I use custom data generator which is probably the cause of this error because when I store a batch of data into a variable the training loop goes well.
Data gen and model:
`
class CustomDataGen(tf.keras.utils.Sequence):
def init(self,path,batch_size,input_size):
self.batch_size = batch_size
self.path = path
self.input_size = input_size
self.img_size = 0
self.files_acc = np.sort(os.listdir(save_dir))
self.labels = {}
self.get_labels_from_files()
def get_labels_from_files(self):
for i in self.files_acc:
if not i == '.ipynb_checkpoints':
with open(save_dir + i,'r') as f:
content = f.readlines()
content = content[0]
content = [float(i) for i in content[1:-1].split(',')]
self.labels[i] = content
def __get_input(self,f_name,target_size):
label_name = f_name
f_name = f_name.split('.')[0] + '.jpg'
f_path = self.path+f_name
image_arr = np.array(Image.open(f_path).convert('RGB')) / 255.0
self.img_size = image_arr.shape[0:2]
image_arr = cv2.resize(image_arr,(target_size[0],target_size[1]))
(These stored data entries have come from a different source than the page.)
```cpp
int snk_stage_count_table(snk_ctx* ctx, hipStream_t st, uint32_t K, const void* records, const uint64_t* seg_beg,
                          const uint64_t* seg_end, uint32_t seg_stride, uint32_t nseg, uint32_t NB, uint32_t min_freq, uint32_t bc_mode, uint32_t grouped, uint64_t n_inst_hint,
                          uint32_t* status, bool want_sort, snk_table* out, char* err, size_t errcap, const snk_count_ranges* ranges, snk_count_pilot* pilot,
                          const uint32_t* gidx, bool defer_compact, const snk_hot* hot) {
    if (hot && hot->NBv == 0) hot = nullptr;
    defer_compact = defer_compact && !want_sort && snk_opt_u32(ctx, SNK_OPT_defer_compact) != 0;
    int rc;
    snk_phase_timer tm(st), kt(st);
// ... 162 lines not shown
            snk_count_args cv = ca;
            cv.records = (const uint4*)hot->records;
            cv.seg_beg = hot->seg;
            cv.seg_end = hot->seg + hot->NBv;
            cv.seg_stride = hot->NBv;
            cv.nseg = 1;
            cv.gidx = nullptr;
            cv.vmeta = hot->vmeta;
            cv.NB = hot->NBv;
            cv.bucket0 = 0;
            if ((rc = snk_launch_count(K, st, cv, err, errcap))) return rc;
        }
        if (pilot_regrow) {
            snk_ctx_release_block(ctx, keys_r);
            snk_ctx_release_block(ctx, vals_r);
            if (extra) snk_ctx_release_block(ctx, extra);
            pilot_regrown = true;
            --attempt;
            continue;
        }
        SNK_HIP_TRY(hipMemcpyAsync(h_rcur.data(), rcur, n_regions * 8ull, hipMemcpyDeviceToHost, st));
        SNK_HIP_TRY(hipMemcpyAsync(h_status, status, 32, hipMemcpyDeviceToHost, st));
        SNK_HIP_TRY(snk_sync(st));
#ifdef SNK_COUNT_PROF
        {
            unsigned long long hp[8];
            (void)hipMemcpy(hp, ca.prof, 64, hipMemcpyDeviceToHost);
            unsigned long long tot = 0;
            for (int q = 0; q < 8; ++q) tot += hp[q];
            fprintf(stderr, "[snk prof] count kernel, cycles of thread 0 per phase (%% of total): control %.1f, clear %.1f, stage %.1f, dedupe+scan %.1f, map %.1f, insert %.1f, emit-count %.1f, emit-write %.1f\n",
                    100.0 * hp[0] / tot, 100.0 * hp[1] / tot, 100.0 * hp[2] / tot, 100.0 * hp[3] / tot, 100.0 * hp[4] / tot, 100.0 * hp[5] / tot, 100.0 * hp[6] / tot, 100.0 * hp[7] / tot);
        }
#endif
        if (ca.dbg >= 2) {
            unsigned long long d[3];
            (void)hipMemcpy(d, status + 4, 24, hipMemcpyDeviceToHost);
            fprintf(stderr, "[snk dbg] lane probe iterations %llu, wave-level iterations %llu, max lane iterations in one probe %llu\n", d[0], d[1], d[2]);
        }
        if (h_status[1]) return snk_fail(SNK_E_INTERNAL, err, errcap, h_status[1] == 2 ? "count: a table probe did not terminate" : "count: bucket split depth exceeded");
        unsigned long long mx = 0;
        n_kmers = 0;
        for (uint32_t r = 0; r < n_regions; ++r) { n_kmers += h_rcur[r]; if (h_rcur[r] > mx) mx = h_rcur[r]; }
        const bool extra_ovf = !want_sort && h_status[4] > extra_cap;
        if (!h_status[0] && mx <= region_cap && !extra_ovf) break;
        if (attempt == 3) return snk_fail(SNK_E_INTERNAL, err, errcap, "count: region overflow (%llu > %llu)", mx, (unsigned long long)region_cap);
        snk_ctx_release_block(ctx, keys_r);
        snk_ctx_release_block(ctx, vals_r);
        if (mx > region_cap) region_cap = mx + 64;
        if (extra_ovf) extra_cap = h_status[4] + 64;
    }
    if (ranges && ranges->finished) ranges->finished(ranges->user);
    {
        std::vector<unsigned long long>& h_off = ctx->h_region_off;
        h_off.resize(n_regions + 1);
        unsigned long long acc = 0;
        for (uint32_t r = 0; r < n_regions; ++r) { h_off[r] = acc; acc += h_rcur[r]; }
        h_off[n_regions] = acc;
        SNK_HIP_TRY(hipMemcpyAsync(roff, h_off.data(), (n_regions + 1) * 8ull, hipMemcpyHostToDevice, st));
        void* q;
        if ((rc = snk_ctx_alloc(ctx, (n_kmers + 1) * 16, &q, err, errcap))) return rc; keys_a = (snk_u128*)q;
        if ((rc = snk_ctx_alloc(ctx, (n_kmers + 1) * 8, &q, err, errcap))) return rc; vals_a = (uint64_t*)q;
        out->keys_r = nullptr; out->vals_r = nullptr; out->region_cap = region_cap;
        if (defer_compact) {
            snk_ctx_release_block(ctx, vals_a);
            vals_a = nullptr;
            out->keys_r = keys_r; out->vals_r = vals_r;
        } else {
            if ((rc = snk_launch_compact_regions(st, keys_r, vals_r, region_cap, n_regions, rcur, roff, keys_a, vals_a, err, errcap))) return rc;
            snk_ctx_release_block(ctx, keys_r);
            snk_ctx_release_block(ctx, vals_r);
        }
// ... 764 lines not shown
```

bbox = self.labels[label_name][:4]
bbox = np.array(bbox,dtype='int')
sliced_image_arr = image_arr[bbox[1]:bbox[3],bbox[0]:bbox[2]]
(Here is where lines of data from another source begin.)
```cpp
#define VQE_PAIR_CASE(J, CALL) case J: if constexpr (J < NA) { CALL; } break;
#define VQE_PAIR_SWITCH(j, F, ...)                                                                 \
  switch (j) {                                                                                     \
    VQE_PAIR_CASE(1, (F<NA, 1>(__VA_ARGS__))) VQE_PAIR_CASE(2, (F<NA, 2>(__VA_ARGS__)))            \
    VQE_PAIR_CASE(3, (F<NA, 3>(__VA_ARGS__))) VQE_PAIR_CASE(4, (F<NA, 4>(__VA_ARGS__)))            \
    VQE_PAIR_CASE(5, (F<NA, 5>(__VA_ARGS__))) VQE_PAIR_CASE(6, (F<NA, 6>(__VA_ARGS__)))            \
    VQE_PAIR_CASE(7, (F<NA, 7>(__VA_ARGS__))) VQE_PAIR_CASE(8, (F<NA, 8>(__VA_ARGS__)))            \
    VQE_PAIR_CASE(9, (F<NA, 9>(__VA_ARGS__))) VQE_PAIR_CASE(10, (F<NA, 10>(__VA_ARGS__)))          \
    VQE_PAIR_CASE(11, (F<NA, 11>(__VA_ARGS__))) VQE_PAIR_CASE(12, (F<NA, 12>(__VA_ARGS__)))        \
    VQE_PAIR_CASE(13, (F<NA, 13>(__VA_ARGS__))) VQE_PAIR_CASE(14, (F<NA, 14>(__VA_ARGS__)))        \
    VQE_PAIR_CASE(15, (F<NA, 15>(__VA_ARGS__))) VQE_PAIR_CASE(16, (F<NA, 16>(__VA_ARGS__)))        \
    VQE_PAIR_CASE(17, (F<NA, 17>(__VA_ARGS__))) VQE_PAIR_CASE(18, (F<NA, 18>(__VA_ARGS__)))        \
    VQE_PAIR_CASE(19, (F<NA, 19>(__VA_ARGS__))) VQE_PAIR_CASE(20, (F<NA, 20>(__VA_ARGS__)))        \
    VQE_PAIR_CASE(21, (F<NA, 21>(__VA_ARGS__))) VQE_PAIR_CASE(22, (F<NA, 22>(__VA_ARGS__)))        \
    VQE_PAIR_CASE(23, (F<NA, 23>(__VA_ARGS__))) VQE_PAIR_CASE(24, (F<NA, 24>(__VA_ARGS__)))        \
    VQE_PAIR_CASE(25, (F<NA, 25>(__VA_ARGS__))) VQE_PAIR_CASE(26, (F<NA, 26>(__VA_ARGS__)))        \
    VQE_PAIR_CASE(27, (F<NA, 27>(__VA_ARGS__))) VQE_PAIR_CASE(28, (F<NA, 28>(__VA_ARGS__)))        \
    VQE_PAIR_CASE(29, (F<NA, 29>(__VA_ARGS__))) VQE_PAIR_CASE(30, (F<NA, 30>(__VA_ARGS__)))        \
    VQE_PAIR_CASE(31, (F<NA, 31>(__VA_ARGS__)))                                                    \
    default: break;                                                                                \
  }

template <int N, bool SLOTS = false>
__device__ __forceinline__ void run_ops_reg(const Lds& L, const double2* __restrict__ init, const double* theta, int P,
                                   int p_hole = -1, unsigned long long* __restrict__ dbg = nullptr, bool cs_ready = false) {
#ifdef VQE_STAMPS
  const long long ts0 = clock64();
  long long trel = 0;
#endif
  constexpr int kThreads = Geo<N>::NT;
  constexpr int LT = Geo<N>::LT;
  constexpr int R = N - LT;
  constexpr int NA = 1 << R;
  int tid = threadIdx.x;
  asm volatile("" : "+v"(tid));
  if (!cs_ready) {
    for (int j = tid; j < P; j += kThreads) {
      if (j == p_hole) continue;
      double s, c;
      sincos(0.5 * theta[j - (p_hole >= 0 && j > p_hole)], &s, &c);
      L.cs[j] = make_double2(c, s);
    }
  }
  double2 amp[NA];
  uint32_t e[5];
  typedef __attribute__((address_space(3))) unsigned char lds_byte;
  lds_byte* psi_l = (lds_byte*)L.psi;
  auto lds_get = [&](uint32_t off) {
    const d2v_t v = *(const __attribute__((address_space(3))) d2v_t*)(psi_l + off);
    return make_double2(v.x, v.y);
  };
  auto lds_put = [&](uint32_t off, const double2& a) {
    d2v_t v; v.x = a.x; v.y = a.y;
    *(__attribute__((address_space(3))) d2v_t*)(psi_l + off) = v;
  };
  uint32_t base = deposit<LT>(tid, L.lay[0].pos, L.lay[0].pos8);
  {
    const LayoutRec lr = L.lay[0];
#pragma unroll
    for (int i = 0; i < 5; ++i) e[i] = lr.e[i] << 4;
    const unsigned char* init_b = (const unsigned char*)init;
#pragma unroll
    for (int r = 0; r < NA; ++r) amp[r] = *(const double2*)(init_b + ((base << 4) ^ combo<R>(e, r)));
  }
  __builtin_amdgcn_s_waitcnt(0x0F70);
  __syncthreads();
  const int nops = L.meta[4];
#ifdef VQE_STAMPS
  const long long ts1 = clock64();
#endif
  const unsigned char* cs_b = (const unsigned char*)L.cs;
  Op nxt = L.sched[0];
  double2 ncs = *(const double2*)(cs_b + nxt.pidx);
  for (int o = 0; o < nops; ++o) {
    const Op op = nxt;
    const double2 cs = ncs;
    if constexpr (SLOTS) o += (int)((uint32_t)__builtin_amdgcn_readfirstlane(op.kind) >> 24);
    nxt = L.sched[o + 1];
    ncs = *(const double2*)(cs_b + nxt.pidx);
    const int kind = op.kind & 0xff;
    if (kind == OP_RELAYOUT) {
#ifdef VQE_STAMPS
      const long long tr0 = clock64();
#endif
      __syncthreads();
      {
        const uint32_t b16 = base << 4;
#pragma unroll
        for (int r = 0; r < NA; ++r) lds_put(b16 ^ combo<R>(e, r), amp[r]);
      }
      const LayoutRec lr = L.lay[op.xm];
#pragma unroll
      for (int i = 0; i < 5; ++i) e[i] = lr.e[i] << 4;
      base = deposit<LT>(tid, lr.pos, lr.pos8);
      __syncthreads();
      {
        const uint32_t b16 = base << 4;
#pragma unroll
        for (int r = 0; r < NA; ++r) amp[r] = lds_get(b16 ^ combo<R>(e, r));
      }
#ifdef VQE_STAMPS
      trel += clock64() - tr0;
#endif
      continue;
    }
    if (kind == OP_NOP) continue;
    const int inv = (op.kind >> 8) & 1;
    const uint32_t flip = (uint32_t)(parity32(op.zm & base) ^ inv);
    const uint32_t w = op.xm ^ (0u - flip);
    const int jm = (op.kind >> 16) & 0xff;
    if (kind == OP_RX) {
      VQE_PAIR_SWITCH(jm, rx_pairs, amp, cs.x, cs.y)
    } else if (kind == OP_RY) {
      VQE_PAIR_SWITCH(jm, ry_pairs, amp, cs.x, cs.y, w)
    } else if (kind == OP_RZ) {
#pragma unroll
      for (int r = 0; r < NA; r += 2)
        rot2x2(amp[r].x, amp[r].y, amp[r + 1].x, amp[r + 1].y, cs.x, flip_if(cs.y, w, r), flip_if(cs.y, w, r + 1));
    } else if (kind == OP_PZ) {
#pragma unroll
      for (int r = 0; r < NA; ++r) amp[r] = make_double2(flip_if(amp[r].x, w, r), flip_if(amp[r].y, w, r));
    } else if (kind == OP_RYY) {
      VQE_PAIR_SWITCH(jm, ryy_pairs, amp, cs.x, cs.y, ~w)
    }
  }
#ifdef VQE_STAMPS
  const long long ts2 = clock64();
#endif
  uint32_t ib = (uint32_t)L.meta[1] << 4;
  uint32_t ae[5] = {0u, 0u, 0u, 0u, 0u};
#pragma unroll
  for (int q = 0; q < N; ++q) {
    const uint32_t z = L.zm[q];
    ib ^= (uint32_t)parity32(z & base) << (q + 4);
#pragma unroll
    for (int i = 0; i < R; ++i) ae[i] |= (uint32_t)parity32(z & (e[i] >> 4)) << (q + 4);
  }
  __syncthreads();
#pragma unroll
  for (int r = 0; r < NA; ++r) lds_put(ib ^ combo<R>(ae, r), amp[r]);
  __syncthreads();
#ifdef VQE_STAMPS
  if (threadIdx.x == 0 && dbg) {
    atomicAdd(dbg + 5, (unsigned long long)(ts1 - ts0));
    atomicAdd(dbg + 6, (unsigned long long)trel);
    atomicAdd(dbg + 7, (unsigned long long)(clock64() - ts2));
  }
#endif
}

}
```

sliced_image_arr = cv2.resize(sliced_image_arr,(target_size))
return sliced_image_arr
def __get_labels(self,f_name):
f_name = f_name.split('.')[0] + '.txt'
label = self.labels[f_name][4:]
return label
def __get_data(self,batches):
X_batch = np.array([self.__get_input(x,self.input_size) for x in batches])
y_batch = np.array([self.__get_labels(y) for y in batches])
return X_batch.astype('float32'),y_batch.astype('float32')
def __getitem__(self,index):
files = self.files_acc[index*self.batch_size:(index+1)*self.batch_size]
if index == len(self.files_acc) - self.batch_size - 1:
np.random.shuffle(self.files_acc)
return self.__get_data(files)
def __len__(self):
return len(self.files_acc) // self.batch_size
def initialize_second_model():
model2 = Sequential()
resnet = ResNet50(False,input_shape=(img_shape[0],img_shape[1],3))
model2.add(resnet)
model2.add(GlobalAveragePooling2D())
model2.add(Flatten())
model2.add(Dropout(0.2))
model2.add(Dense(4))
return model2
with strategy.scope():
model2 = initialize_second_model()
model2.compile(tf.keras.optimizers.Adam(learning_rate=0.001), loss='mse')
lr_reducer =
tf.keras.callbacks.ReduceLROnPlateau(factor=0.1,monitor='loss',mode='min',patience=1,verbose=1)
history = model2.fit(x,y,batch_size=batch_size,epochs=10,callbacks= [lr_reducer],use_multiprocessing=True)
Epoch 1/10 1/1 [==============================] - 41s 41s/step - loss: 1.8858 - lr: 0.0010 Epoch 2/10 1/1 [==============================] - ETA: 0s - loss: 2.5232 Epoch 00002: ReduceLROnPlateau reducing learning rate to 0.00010000000474974513. 1/1 [==============================] - 0s 99ms/step - loss: 2.5232 - lr: 0.0010 Epoch 3/10 1/1 [==============================] - 0s 93ms/step - loss: 1.6295 - lr: 1.0000e-04 Epoch 4/10 1/1 [==============================] - 0s 93ms/step - loss: 0.8416 - lr: 1.0000e-04 Epoch 5/10 1/1 [==============================] - 0s 86ms/step - loss: 0.4136 - lr: 1.0000e-04 Epoch 6/10 1/1 [==============================] - 0s 88ms/step - loss: 0.3121 - lr: 1.0000e-04 Epoch 7/10 1/1 [==============================] - ETA: 0s - loss: 0.4494 Epoch 00007: ReduceLROnPlateau reducing learning rate to 1.0000000474974514e-05. 1/1 [==============================] - 0s 106ms/step - loss: 0.4494 - lr: 1.0000e-04 Epoch 8/10 1/1 [==============================] - ETA: 0s - loss: 0.3423 Epoch 00008: ReduceLROnPlateau reducing learning rate to 1.0000000656873453e-06. 1/1 [==============================] - 0s 105ms/step - loss: 0.3423 - lr: 1.0000e-05 Epoch 9/10 1/1 [==============================] - ETA: 0s - loss: 0.3282 Epoch 00009: ReduceLROnPlateau reducing learning rate to 1.0000001111620805e-07. 1/1 [==============================] - 0s 98ms/step - loss: 0.3282 - lr: 1.0000e-06 Epoch 10/10 1/1 [==============================] - ETA: 0s - loss: 0.3410 Epoch 00010: ReduceLROnPlateau reducing learning rate to 1.000000082740371e-08. 1/1 [==============================] - 0s 106ms/step - loss: 0.3410 - lr: 1.0000e-07`
According to many people online turns out I cannot use tensorflow TPU with custom data, it has to be located in the google cloud platform. Can anyone confirm?